***** Supplied records *****

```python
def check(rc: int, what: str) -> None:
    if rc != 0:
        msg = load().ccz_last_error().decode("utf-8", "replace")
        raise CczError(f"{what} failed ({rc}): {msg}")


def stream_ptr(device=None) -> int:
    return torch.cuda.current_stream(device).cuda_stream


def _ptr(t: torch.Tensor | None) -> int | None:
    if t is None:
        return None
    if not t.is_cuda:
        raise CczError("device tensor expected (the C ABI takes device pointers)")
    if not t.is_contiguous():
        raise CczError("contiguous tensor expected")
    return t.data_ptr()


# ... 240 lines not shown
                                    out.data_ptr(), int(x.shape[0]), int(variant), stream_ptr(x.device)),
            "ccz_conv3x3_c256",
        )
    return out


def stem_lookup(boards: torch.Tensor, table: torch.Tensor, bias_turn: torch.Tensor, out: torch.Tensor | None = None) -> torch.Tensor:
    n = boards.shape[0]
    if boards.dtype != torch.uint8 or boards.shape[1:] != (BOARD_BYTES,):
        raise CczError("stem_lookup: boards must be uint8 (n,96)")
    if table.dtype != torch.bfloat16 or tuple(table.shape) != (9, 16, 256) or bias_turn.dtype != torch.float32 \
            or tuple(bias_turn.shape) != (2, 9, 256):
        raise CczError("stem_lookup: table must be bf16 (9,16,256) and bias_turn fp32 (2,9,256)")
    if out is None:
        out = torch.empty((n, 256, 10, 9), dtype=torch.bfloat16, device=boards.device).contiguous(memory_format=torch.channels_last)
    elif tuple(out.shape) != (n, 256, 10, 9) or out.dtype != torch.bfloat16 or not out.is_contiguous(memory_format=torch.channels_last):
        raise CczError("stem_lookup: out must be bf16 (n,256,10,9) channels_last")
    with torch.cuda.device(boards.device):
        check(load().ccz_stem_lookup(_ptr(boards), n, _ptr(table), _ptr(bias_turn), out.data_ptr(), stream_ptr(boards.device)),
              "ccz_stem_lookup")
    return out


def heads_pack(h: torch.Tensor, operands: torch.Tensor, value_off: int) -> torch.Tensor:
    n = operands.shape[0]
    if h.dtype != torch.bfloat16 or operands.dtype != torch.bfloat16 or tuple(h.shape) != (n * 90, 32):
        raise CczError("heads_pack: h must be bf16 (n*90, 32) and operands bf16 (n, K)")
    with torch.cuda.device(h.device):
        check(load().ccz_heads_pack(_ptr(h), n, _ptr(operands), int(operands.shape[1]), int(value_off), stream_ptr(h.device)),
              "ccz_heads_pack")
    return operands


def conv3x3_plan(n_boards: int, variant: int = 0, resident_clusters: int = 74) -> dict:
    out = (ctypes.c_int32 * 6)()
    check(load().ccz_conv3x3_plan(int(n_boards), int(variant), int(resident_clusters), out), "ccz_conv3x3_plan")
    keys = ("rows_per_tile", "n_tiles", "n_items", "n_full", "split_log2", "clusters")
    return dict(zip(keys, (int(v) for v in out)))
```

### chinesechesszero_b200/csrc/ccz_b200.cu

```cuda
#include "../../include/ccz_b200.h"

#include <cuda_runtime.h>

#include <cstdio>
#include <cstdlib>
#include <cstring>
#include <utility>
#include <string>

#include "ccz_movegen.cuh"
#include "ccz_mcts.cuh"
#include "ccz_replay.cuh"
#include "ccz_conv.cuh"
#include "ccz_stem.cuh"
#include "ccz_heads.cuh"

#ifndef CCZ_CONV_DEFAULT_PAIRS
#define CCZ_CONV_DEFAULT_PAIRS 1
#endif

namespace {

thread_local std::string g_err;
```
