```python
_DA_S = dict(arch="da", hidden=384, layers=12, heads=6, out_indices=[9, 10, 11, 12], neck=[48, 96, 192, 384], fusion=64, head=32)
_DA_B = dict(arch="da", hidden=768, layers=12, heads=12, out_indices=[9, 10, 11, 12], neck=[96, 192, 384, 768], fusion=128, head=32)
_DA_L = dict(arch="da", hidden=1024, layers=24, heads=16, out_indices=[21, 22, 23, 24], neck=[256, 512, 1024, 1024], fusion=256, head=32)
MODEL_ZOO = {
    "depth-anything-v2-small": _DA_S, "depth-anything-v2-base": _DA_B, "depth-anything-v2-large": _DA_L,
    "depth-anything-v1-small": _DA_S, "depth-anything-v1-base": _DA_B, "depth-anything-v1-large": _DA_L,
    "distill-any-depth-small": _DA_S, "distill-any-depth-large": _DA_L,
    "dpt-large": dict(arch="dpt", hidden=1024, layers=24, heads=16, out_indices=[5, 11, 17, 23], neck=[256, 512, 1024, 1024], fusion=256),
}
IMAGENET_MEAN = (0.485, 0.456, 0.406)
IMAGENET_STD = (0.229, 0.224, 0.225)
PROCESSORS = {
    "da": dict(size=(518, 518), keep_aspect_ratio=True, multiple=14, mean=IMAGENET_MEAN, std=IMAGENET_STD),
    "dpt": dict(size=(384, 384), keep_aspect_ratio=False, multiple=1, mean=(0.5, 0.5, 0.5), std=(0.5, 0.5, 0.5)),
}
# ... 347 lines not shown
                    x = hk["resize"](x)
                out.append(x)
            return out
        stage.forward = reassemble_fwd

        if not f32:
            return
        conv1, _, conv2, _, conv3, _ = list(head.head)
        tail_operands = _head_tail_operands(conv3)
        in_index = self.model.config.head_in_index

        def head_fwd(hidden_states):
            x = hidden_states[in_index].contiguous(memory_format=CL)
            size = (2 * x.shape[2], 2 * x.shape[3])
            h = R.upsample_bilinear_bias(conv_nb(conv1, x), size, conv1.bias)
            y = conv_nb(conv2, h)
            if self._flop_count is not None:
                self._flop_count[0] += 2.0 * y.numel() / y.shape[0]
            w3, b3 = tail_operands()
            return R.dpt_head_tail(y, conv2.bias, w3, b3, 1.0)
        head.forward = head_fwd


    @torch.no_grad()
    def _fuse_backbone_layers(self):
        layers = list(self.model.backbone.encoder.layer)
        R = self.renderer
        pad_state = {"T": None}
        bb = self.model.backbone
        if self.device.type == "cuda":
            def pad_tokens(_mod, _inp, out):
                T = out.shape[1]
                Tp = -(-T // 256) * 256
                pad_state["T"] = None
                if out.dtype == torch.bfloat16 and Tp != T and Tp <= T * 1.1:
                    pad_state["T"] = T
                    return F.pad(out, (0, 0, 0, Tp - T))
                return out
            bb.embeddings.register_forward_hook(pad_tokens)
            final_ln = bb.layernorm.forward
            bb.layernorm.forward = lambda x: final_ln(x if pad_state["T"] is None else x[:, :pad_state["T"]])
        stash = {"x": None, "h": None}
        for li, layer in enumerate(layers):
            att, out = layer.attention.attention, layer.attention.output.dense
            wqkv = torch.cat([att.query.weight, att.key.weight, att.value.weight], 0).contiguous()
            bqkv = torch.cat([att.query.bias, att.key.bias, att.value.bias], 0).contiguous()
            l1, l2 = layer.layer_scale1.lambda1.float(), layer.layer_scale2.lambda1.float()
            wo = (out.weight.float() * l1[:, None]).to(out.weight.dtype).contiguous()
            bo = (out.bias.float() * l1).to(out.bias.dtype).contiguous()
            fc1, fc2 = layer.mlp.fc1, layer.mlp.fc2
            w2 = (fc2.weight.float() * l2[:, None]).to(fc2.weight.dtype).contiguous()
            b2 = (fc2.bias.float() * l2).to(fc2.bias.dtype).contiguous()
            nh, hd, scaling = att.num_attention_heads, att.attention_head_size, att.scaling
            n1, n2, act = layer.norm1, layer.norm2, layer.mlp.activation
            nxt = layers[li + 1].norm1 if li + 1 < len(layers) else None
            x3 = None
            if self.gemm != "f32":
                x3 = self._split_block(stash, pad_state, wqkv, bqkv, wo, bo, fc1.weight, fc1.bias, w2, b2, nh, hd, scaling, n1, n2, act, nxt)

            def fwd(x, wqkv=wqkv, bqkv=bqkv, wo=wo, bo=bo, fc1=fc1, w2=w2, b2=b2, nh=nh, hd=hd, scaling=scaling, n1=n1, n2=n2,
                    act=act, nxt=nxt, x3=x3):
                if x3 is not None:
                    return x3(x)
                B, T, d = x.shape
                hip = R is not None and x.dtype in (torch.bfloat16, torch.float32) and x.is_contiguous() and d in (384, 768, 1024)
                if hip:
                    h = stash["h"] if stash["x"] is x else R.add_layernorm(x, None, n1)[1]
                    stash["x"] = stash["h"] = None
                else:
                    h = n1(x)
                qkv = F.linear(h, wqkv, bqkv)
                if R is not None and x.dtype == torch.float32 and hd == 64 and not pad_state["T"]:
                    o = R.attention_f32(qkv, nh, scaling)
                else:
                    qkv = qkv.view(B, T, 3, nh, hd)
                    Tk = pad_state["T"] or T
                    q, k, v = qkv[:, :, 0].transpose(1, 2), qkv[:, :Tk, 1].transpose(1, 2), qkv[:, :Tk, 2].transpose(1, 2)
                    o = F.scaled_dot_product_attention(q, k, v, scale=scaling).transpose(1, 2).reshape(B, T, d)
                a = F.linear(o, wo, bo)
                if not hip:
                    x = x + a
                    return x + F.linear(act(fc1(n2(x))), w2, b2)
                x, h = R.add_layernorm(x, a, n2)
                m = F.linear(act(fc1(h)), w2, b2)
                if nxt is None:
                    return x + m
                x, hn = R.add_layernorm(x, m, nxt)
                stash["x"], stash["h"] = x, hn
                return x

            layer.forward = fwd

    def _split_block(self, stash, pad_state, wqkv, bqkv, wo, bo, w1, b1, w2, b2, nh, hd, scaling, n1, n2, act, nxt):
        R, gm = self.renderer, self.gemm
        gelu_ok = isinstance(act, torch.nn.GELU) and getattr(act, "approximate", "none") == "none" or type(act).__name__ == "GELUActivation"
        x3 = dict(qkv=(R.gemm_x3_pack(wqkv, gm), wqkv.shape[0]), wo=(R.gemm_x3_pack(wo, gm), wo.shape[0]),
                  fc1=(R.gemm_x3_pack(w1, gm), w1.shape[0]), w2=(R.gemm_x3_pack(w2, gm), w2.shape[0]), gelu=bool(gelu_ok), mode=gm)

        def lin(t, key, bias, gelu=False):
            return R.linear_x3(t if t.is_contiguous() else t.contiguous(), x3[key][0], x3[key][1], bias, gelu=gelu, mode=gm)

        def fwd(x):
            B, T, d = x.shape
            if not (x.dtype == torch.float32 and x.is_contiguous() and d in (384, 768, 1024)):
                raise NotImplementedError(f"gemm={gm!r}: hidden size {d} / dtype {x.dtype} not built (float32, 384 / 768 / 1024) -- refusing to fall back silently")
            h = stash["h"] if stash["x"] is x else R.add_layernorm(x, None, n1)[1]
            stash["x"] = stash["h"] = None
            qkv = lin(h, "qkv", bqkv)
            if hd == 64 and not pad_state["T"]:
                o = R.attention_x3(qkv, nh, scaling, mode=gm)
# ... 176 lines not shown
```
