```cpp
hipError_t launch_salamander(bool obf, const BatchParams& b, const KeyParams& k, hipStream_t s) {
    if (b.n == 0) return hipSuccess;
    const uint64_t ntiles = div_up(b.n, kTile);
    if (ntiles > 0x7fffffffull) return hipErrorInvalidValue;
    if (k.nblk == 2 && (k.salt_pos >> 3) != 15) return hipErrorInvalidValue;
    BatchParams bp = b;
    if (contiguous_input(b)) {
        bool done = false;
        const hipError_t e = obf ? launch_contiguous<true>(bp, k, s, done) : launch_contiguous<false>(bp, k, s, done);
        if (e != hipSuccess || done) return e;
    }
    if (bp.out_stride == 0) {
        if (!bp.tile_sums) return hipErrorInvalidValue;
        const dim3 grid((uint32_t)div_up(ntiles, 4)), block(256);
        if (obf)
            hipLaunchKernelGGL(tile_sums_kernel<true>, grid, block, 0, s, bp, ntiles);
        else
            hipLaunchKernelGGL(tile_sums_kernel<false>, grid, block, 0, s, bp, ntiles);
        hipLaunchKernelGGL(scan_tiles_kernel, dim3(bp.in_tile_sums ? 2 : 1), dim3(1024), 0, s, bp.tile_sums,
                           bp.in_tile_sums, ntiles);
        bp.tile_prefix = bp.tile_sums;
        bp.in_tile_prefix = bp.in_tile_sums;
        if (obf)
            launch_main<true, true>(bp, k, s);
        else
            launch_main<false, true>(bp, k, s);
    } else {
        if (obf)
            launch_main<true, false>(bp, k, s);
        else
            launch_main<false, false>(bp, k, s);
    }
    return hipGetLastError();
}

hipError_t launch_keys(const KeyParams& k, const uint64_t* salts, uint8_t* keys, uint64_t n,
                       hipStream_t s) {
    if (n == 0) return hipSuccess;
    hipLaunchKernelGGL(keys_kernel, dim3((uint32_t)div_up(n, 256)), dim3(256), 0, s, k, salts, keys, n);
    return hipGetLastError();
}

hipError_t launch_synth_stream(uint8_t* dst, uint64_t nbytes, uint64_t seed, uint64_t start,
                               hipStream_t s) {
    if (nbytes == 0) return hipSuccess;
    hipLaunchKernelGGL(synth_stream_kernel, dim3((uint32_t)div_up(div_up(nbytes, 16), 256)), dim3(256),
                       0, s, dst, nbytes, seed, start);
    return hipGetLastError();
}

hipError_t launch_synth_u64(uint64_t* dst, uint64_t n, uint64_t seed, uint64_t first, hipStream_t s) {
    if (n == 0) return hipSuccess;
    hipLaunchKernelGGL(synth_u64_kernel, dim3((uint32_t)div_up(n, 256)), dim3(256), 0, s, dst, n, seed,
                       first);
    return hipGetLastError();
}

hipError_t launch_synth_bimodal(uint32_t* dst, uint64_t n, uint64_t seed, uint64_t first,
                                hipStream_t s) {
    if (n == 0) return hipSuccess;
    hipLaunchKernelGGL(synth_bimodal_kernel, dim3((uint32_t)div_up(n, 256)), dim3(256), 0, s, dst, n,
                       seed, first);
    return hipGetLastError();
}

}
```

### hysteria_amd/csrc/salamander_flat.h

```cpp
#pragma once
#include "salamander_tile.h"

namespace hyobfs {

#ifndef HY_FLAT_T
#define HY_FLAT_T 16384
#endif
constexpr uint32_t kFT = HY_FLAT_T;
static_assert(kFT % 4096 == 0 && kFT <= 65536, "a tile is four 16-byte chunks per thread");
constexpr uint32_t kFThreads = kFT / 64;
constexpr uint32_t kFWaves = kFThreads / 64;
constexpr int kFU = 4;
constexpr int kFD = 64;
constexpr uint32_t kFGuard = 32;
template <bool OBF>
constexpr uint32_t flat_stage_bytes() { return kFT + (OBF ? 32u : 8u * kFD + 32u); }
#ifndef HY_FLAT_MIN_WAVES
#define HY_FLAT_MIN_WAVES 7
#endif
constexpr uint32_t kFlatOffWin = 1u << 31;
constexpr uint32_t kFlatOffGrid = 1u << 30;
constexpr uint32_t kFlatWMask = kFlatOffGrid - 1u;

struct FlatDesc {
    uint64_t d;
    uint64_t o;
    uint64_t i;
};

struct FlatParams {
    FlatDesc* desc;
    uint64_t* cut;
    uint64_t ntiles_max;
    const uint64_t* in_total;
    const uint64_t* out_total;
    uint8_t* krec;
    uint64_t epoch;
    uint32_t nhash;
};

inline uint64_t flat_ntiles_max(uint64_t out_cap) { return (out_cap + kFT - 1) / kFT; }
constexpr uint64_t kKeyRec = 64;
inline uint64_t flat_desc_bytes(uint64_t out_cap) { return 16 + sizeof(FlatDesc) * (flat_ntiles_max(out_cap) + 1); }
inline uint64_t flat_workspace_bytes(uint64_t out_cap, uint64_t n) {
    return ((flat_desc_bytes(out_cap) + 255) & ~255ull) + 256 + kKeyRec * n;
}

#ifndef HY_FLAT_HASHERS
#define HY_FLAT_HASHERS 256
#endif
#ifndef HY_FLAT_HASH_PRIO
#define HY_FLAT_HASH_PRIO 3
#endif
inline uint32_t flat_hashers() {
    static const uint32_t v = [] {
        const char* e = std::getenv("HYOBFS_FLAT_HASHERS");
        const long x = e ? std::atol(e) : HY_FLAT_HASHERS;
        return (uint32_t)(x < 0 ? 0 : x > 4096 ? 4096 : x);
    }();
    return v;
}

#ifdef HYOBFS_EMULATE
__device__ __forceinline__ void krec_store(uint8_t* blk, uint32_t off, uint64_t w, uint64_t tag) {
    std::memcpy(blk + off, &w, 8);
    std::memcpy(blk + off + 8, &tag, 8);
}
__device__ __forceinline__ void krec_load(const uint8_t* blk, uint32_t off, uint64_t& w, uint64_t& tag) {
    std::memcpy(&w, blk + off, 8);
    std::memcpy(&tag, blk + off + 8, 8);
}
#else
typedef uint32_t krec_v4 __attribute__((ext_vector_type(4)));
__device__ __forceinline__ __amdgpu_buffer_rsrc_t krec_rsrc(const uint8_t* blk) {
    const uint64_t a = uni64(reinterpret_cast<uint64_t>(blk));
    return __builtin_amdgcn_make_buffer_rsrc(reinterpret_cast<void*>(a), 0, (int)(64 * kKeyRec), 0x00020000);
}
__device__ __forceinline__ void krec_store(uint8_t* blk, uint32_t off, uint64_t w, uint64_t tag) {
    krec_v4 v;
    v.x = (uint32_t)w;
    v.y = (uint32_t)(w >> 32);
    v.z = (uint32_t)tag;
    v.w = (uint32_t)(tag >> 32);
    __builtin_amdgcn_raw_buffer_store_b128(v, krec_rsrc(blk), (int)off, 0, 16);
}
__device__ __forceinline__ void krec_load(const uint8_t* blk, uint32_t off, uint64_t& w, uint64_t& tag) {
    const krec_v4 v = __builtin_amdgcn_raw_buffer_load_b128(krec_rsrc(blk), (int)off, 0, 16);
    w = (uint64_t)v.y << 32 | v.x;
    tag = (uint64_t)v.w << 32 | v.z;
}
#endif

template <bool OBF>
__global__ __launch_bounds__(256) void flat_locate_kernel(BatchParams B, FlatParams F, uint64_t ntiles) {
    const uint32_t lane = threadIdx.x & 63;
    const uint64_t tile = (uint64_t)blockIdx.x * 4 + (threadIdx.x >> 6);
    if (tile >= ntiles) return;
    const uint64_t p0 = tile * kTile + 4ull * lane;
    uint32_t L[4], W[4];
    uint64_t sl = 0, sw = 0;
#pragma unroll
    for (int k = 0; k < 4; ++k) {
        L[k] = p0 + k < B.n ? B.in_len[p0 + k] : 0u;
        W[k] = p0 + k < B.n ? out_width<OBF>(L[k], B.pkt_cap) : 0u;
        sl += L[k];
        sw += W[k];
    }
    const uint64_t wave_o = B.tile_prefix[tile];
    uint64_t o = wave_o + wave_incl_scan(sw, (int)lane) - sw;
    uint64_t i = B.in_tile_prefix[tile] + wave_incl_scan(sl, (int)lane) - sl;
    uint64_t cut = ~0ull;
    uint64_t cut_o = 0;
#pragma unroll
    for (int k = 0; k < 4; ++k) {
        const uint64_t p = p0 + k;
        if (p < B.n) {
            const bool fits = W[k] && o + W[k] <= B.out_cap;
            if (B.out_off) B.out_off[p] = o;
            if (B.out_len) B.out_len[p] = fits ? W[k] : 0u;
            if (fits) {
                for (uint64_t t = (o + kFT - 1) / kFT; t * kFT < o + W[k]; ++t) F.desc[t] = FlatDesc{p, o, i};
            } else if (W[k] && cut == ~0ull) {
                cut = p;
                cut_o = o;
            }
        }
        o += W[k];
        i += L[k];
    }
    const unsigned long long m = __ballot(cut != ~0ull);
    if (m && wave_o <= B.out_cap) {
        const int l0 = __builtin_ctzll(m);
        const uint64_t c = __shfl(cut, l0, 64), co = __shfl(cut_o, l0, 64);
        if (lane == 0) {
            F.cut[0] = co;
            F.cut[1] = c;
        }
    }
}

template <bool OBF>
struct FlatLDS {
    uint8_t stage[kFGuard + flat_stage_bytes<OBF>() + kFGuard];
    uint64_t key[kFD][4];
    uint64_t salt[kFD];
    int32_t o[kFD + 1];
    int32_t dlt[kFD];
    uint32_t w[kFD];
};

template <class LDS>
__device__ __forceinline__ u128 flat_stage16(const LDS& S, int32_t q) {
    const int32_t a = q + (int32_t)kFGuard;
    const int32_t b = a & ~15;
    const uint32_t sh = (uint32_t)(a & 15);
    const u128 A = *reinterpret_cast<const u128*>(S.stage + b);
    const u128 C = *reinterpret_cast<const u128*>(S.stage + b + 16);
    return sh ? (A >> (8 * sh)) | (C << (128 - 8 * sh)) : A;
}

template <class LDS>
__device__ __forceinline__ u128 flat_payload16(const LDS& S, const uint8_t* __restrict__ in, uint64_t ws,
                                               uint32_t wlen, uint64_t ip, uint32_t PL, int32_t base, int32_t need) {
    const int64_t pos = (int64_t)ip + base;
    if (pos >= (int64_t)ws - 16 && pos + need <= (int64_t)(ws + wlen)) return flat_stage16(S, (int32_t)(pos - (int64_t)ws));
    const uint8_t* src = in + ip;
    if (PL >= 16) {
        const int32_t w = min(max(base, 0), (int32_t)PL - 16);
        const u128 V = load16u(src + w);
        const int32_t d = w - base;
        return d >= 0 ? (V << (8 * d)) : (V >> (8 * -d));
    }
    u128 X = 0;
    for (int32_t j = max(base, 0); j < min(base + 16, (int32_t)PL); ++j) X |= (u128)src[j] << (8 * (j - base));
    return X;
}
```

*****

What this task involves:
Check each line of the data above for the word "threadIdx" and state how many lines contain it, with no other text.

Answer to this exercise:
2